The only difference in the optimal choices with two throws left is that the throws listed in row $8$ are no longer optimal. These all result in a probability of $\ \frac{53}{2^2\cdot3^4}\approx0.16\ $ of reaching a target set (assuming the final throw will be optimally chosen), whereas the corresponding throws in row $6$, obtained by throwing the $1$ or $6$ instead of keeping it fixed, result in a probability of $\ \frac{179}{2^2\cdot3^5}\approx0.18\ $ of reaching a target set. \begin{array}{c|c|c|c} \stackrel{\text{Row}} {\stackrel{\text{number}}{\small\text{}}}&\stackrel{\text{Number of}} {\stackrel{\text{dice thrown}}{\small\text{}}}& \stackrel{\text{Indicators of sets}} {\stackrel{\text{of dice kept fixed}}{\small\text{}}}&\stackrel{\text{Probability of}} {\stackrel{\text{reaching a target}}{\small\text{}}}& \stackrel{\text{Better}} {\stackrel{\text{throws?}}{\small\text{}}}\\ \hline 1&5&0&\frac{40861}{2^4\cdot3^9}\\ \hline 2&4&1,32& \frac{5135}{2^3\cdot3^8}&\text{row } 1\\ \hline 3&4&2,4,8,16& \frac{1133}{6^5}\\ \hline 4&3& 33&\frac{529}{2^2\cdot3^7}&\text{row } 1\\ \hline 5&3&3,5,9,17,34,36,40,48&\frac{151}{6^4}&\text{row } 3\\ \hline 6&3&6,10,12,18,20,24& \frac{179}{2^2\cdot3^5}\\ \hline 7&2&35,37,41,49& \frac{5}{2^3\cdot3^2}&\text{row } 3\\ \hline 8&2&\matrix{7,11,13,19,21,25,\\ 38,42,44,50,52,56}& \frac{53}{2^2\cdot3^4}&\text{row } 6\\ \hline 9&2&14,22,26,28&\frac{5}{2\cdot3^2}&\\ \hline 10&1&39,43,45,51,53,57&\frac{5}{2\cdot3^3}&\text{row } 6\\ \hline 11&1&15,23,27,29,46,54,58,60&\frac{11}{2^2\cdot3^2}&\\ \hline 12&1&30&\frac{5}{9}&\\ \hline 13&1&47,55,59,61&\frac{1}{6}&\text{row } 11\\ \hline 14&0&31,62&1&\\ \hline \end{array}
Optimal choices for $\ \mathbf{\{1,1,1,6,6\}}\ $
The first, second and fourth rows of the preceding table show that throwing all five dice on the second last throw results in a probability of $\ \frac{40861}{2^4\cdot3^9}\approx0.13\ $ of reaching a target set, keeping a $1$ or a $6$ and throwing four dice results in a probability of $\ \frac{5135}{2^3\cdot3^8}\approx0.098\ $ of reaching a target set, and keeping both a $1$ and a $6$ and throwing three dice results in a probability of $\ \frac{529}{2^2\cdot3^7}\approx0.060\ $. The optimal choice is therefore to throw all five dice.

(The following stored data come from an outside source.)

template <uint32_t THREADS>
ZK_D void block_inclusive_scan(uint32_t *scratch) {
    const uint32_t t = threadIdx.x;
    __syncthreads();
    for (uint32_t d = 1; d < THREADS; d <<= 1) {
        uint32_t x = t >= d ? scratch[t - d] : 0;
        __syncthreads();
        scratch[t] += x;
        __syncthreads();
    }
}

__global__ __launch_bounds__(256) void msm_scan_local(const uint32_t *__restrict__ hist, uint32_t count, uint32_t *__restrict__ offs,
                                                      uint32_t *__restrict__ block_sums) {
    __shared__ uint32_t part[256];
    const uint32_t t = threadIdx.x, base = blockIdx.x * 1024 + t * 4;
    uint32_t v[4], s = 0;
#pragma unroll
    for (int k = 0; k < 4; ++k) {
        v[k] = base + k < count ? hist[base + k] : 0;
        s += v[k];
    }
    part[t] = s;
    block_inclusive_scan<256>(part);
    uint32_t run = part[t] - s;
#pragma unroll
    for (int k = 0; k < 4; ++k) {
        if (base + k < count) offs[base + k] = run;
        run += v[k];
    }
    if (t == 255) block_sums[blockIdx.x] = part[255];
}

__global__ __launch_bounds__(1024) void msm_scan_top(uint32_t *__restrict__ block_sums, uint32_t nblocks, uint32_t *__restrict__ total) {
    __shared__ uint32_t part[1024];
    const uint32_t t = threadIdx.x;
    const uint32_t per = (nblocks + 1023) / 1024;
    const uint32_t lo = min(nblocks, t * per), hi = min(nblocks, lo + per);
    uint32_t s = 0;
    for (uint32_t i = lo; i < hi; ++i) s += block_sums[i];
    part[t] = s;
    block_inclusive_scan<1024>(part);
    uint32_t run = part[t] - s;
    for (uint32_t i = lo; i < hi; ++i) {
        uint32_t x = block_sums[i];
        block_sums[i] = run;
        run += x;
    }
    if (t == 1023) *total = part[1023];
}

__global__ __launch_bounds__(256) void msm_scan_add(uint32_t *__restrict__ offs, uint32_t count, const uint32_t *__restrict__ block_sums,
                                                    uint32_t *__restrict__ cursor) {
    const uint32_t base = blockIdx.x * 1024 + threadIdx.x * 4;
    const uint32_t add = block_sums[blockIdx.x];
#pragma unroll
    for (int k = 0; k < 4; ++k) {
        if (base + k < count) {
            uint32_t x = offs[base + k] + add;
            offs[base + k] = x;
            cursor[base + k] = x;
        }
    }
}

__global__ __launch_bounds__(1024) void msm_scan_single(const uint32_t *__restrict__ hist, uint32_t count, uint32_t *__restrict__ offs,
                                                        uint32_t *__restrict__ cursor) {
    __shared__ uint32_t part[1024];
    __shared__ uint32_t carry;
    const uint32_t t = threadIdx.x;
    if (t == 0) carry = 0;
    __syncthreads();
    for (uint32_t base = 0; base < count; base += 1024) {
        const uint32_t v = base + t < count ? hist[base + t] : 0;
        part[t] = v;
        block_inclusive_scan<1024>(part);
        const uint32_t excl = carry + part[t] - v;
        if (base + t < count) {
            offs[base + t] = excl;
            if (cursor != offs) cursor[base + t] = excl;
        }
        __syncthreads();
        if (t == 1023) carry += part[1023];
        __syncthreads();
    }
    if (t == 0) offs[count] = carry;
}
constexpr uint32_t MSM_SCAN_SINGLE_MAX = 1u << 16;

inline int msm_scan(zkhip_ctx *ctx, const char *name, const uint32_t *hist, uint32_t count, uint32_t *offs, uint32_t *bsums) {
    if (count <= MSM_SCAN_SINGLE_MAX) {
        ZK_LAUNCH(ctx, name, msm_scan_single, dim3(1), dim3(1024), 0, hist, count, offs, offs);
        return 0;
    }
    const uint32_t nblk = (count + 1023) / 1024;
    ZK_LAUNCH(ctx, name, msm_scan_local, dim3(nblk), dim3(256), 0, hist, count, offs, bsums);
    ZK_LAUNCH(ctx, name, msm_scan_top, dim3(1), dim3(1024), 0, bsums, nblk, offs + count);
    ZK_LAUNCH(ctx, name, msm_scan_add, dim3(nblk), dim3(256), 0, offs, count, bsums, offs);
    return 0;
}

template <class FR>
__global__ __launch_bounds__(256) void msm_digits_only(const uint32_t *__restrict__ scalars, uint32_t n, MsmWindows win, uint32_t wrank,
                                                       uint32_t wworld, uint32_t *__restrict__ dig) {
    uint32_t i = blockIdx.x * blockDim.x + threadIdx.x;
    if (i >= n) return;
    uint32_t s[8];
    const uint32_t flip = msm_fold_scalar<FR>(scalars + (size_t)i * 8, s) ? 0x80000000u : 0u;
    uint32_t carry = 0, next = wrank, lw = 0;
    for (int w = 0; w < win.W; ++w) {
        uint32_t d = msm_recode(s, win.off(w), win.width(w), carry);
        if ((uint32_t)w != next) continue;
        dig[(size_t)lw * n + i] = d == DIG_NONE ? d : d ^ flip;
        next += wworld;
        ++lw;
    }
}

struct SortGeom {
    uint32_t n;
    uint32_t W;
    uint32_t B;
    uint32_t S;
    uint32_t lowb;
    uint32_t nsuper;
    uint32_t tile;
    uint32_t ntile;
    uint32_t slot0;
    uint32_t tables;
    uint32_t bases_n;
    uint32_t base_off;
};
struct SortBig {
    static constexpr uint32_t TILE = 16384, THREADS = 1024;
};
struct SortSmall {
    static constexpr uint32_t TILE = 4096, THREADS = 256;
};
constexpr uint32_t SORT_MAX_LOW = 10;
constexpr uint32_t SORT_MAX_SUPER = 1024;

ZK_D uint32_t sort_key(const SortGeom &g, uint32_t w, uint32_t d) { return (w % g.S) * g.B + (d & 0x7FFFFFFFu); }
ZK_D uint32_t sort_entry(const SortGeom &g, uint32_t w, uint32_t i, uint32_t d) {
    return ((g.tables ? (g.slot0 + w) * g.bases_n : 0u) + g.base_off + i) | (d & 0x80000000u);
}

template <class SZ>
__global__ __launch_bounds__(SZ::THREADS) void msm_sort_hist(const uint32_t *__restrict__ dig, SortGeom g, uint32_t *__restrict__ bh) {
    constexpr uint32_t SORT_TILE = SZ::TILE, SORT_THREADS = SZ::THREADS;
    extern __shared__ uint32_t lh[];
    const uint32_t tile = blockIdx.x, w = blockIdx.y, t = threadIdx.x;
    for (uint32_t k = t; k < g.nsuper; k += SORT_THREADS) lh[k] = 0;
    __syncthreads();
    const uint32_t lo = tile * SORT_TILE, hi = min(g.n, lo + SORT_TILE);
    for (uint32_t i = lo + t; i < hi; i += SORT_THREADS) {
        uint32_t d = dig[(size_t)w * g.n + i];
        if (d != DIG_NONE) atomicAdd(&lh[sort_key(g, w, d) >> g.lowb], 1u);
    }
    __syncthreads();
    const size_t col = (size_t)w * g.ntile + tile, stride = (size_t)g.W * g.ntile;
    for (uint32_t k = t; k < g.nsuper; k += SORT_THREADS) bh[(size_t)k * stride + col] = lh[k];
}

template <uint32_t SORT_THREADS>
ZK_D uint32_t block_excl_scan(uint32_t *v, uint32_t count, uint32_t *scratch ) {
    const uint32_t t = threadIdx.x, per = (count + SORT_THREADS - 1) / SORT_THREADS;
    const uint32_t lo = min(count, t * per), hi = min(count, lo + per);
    uint32_t s = 0;
    for (uint32_t k = lo; k < hi; ++k) s += v[k];
    scratch[t] = s;
    block_inclusive_scan<SORT_THREADS>(scratch);
    const uint32_t total = scratch[SORT_THREADS - 1];
    uint32_t run = scratch[t] - s;
    for (uint32_t k = lo; k < hi; ++k) {
        uint32_t x = v[k];
        v[k] = run;
        run += x;
    }
    __syncthreads();
    return total;
}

With $3$ throws left, the probabilities of eventually reaching a target set (assuming optimal play on the last two throws) are approximately $0.26$ if all five dice are thrown, $0.22$ if a $1$ or $6$ is kept fixed and four dice are thrown, and $0.18$ if both a $1$ and a $6$ are kept fixed and three dice are thrown. Thus again, it is best to throw all five dice.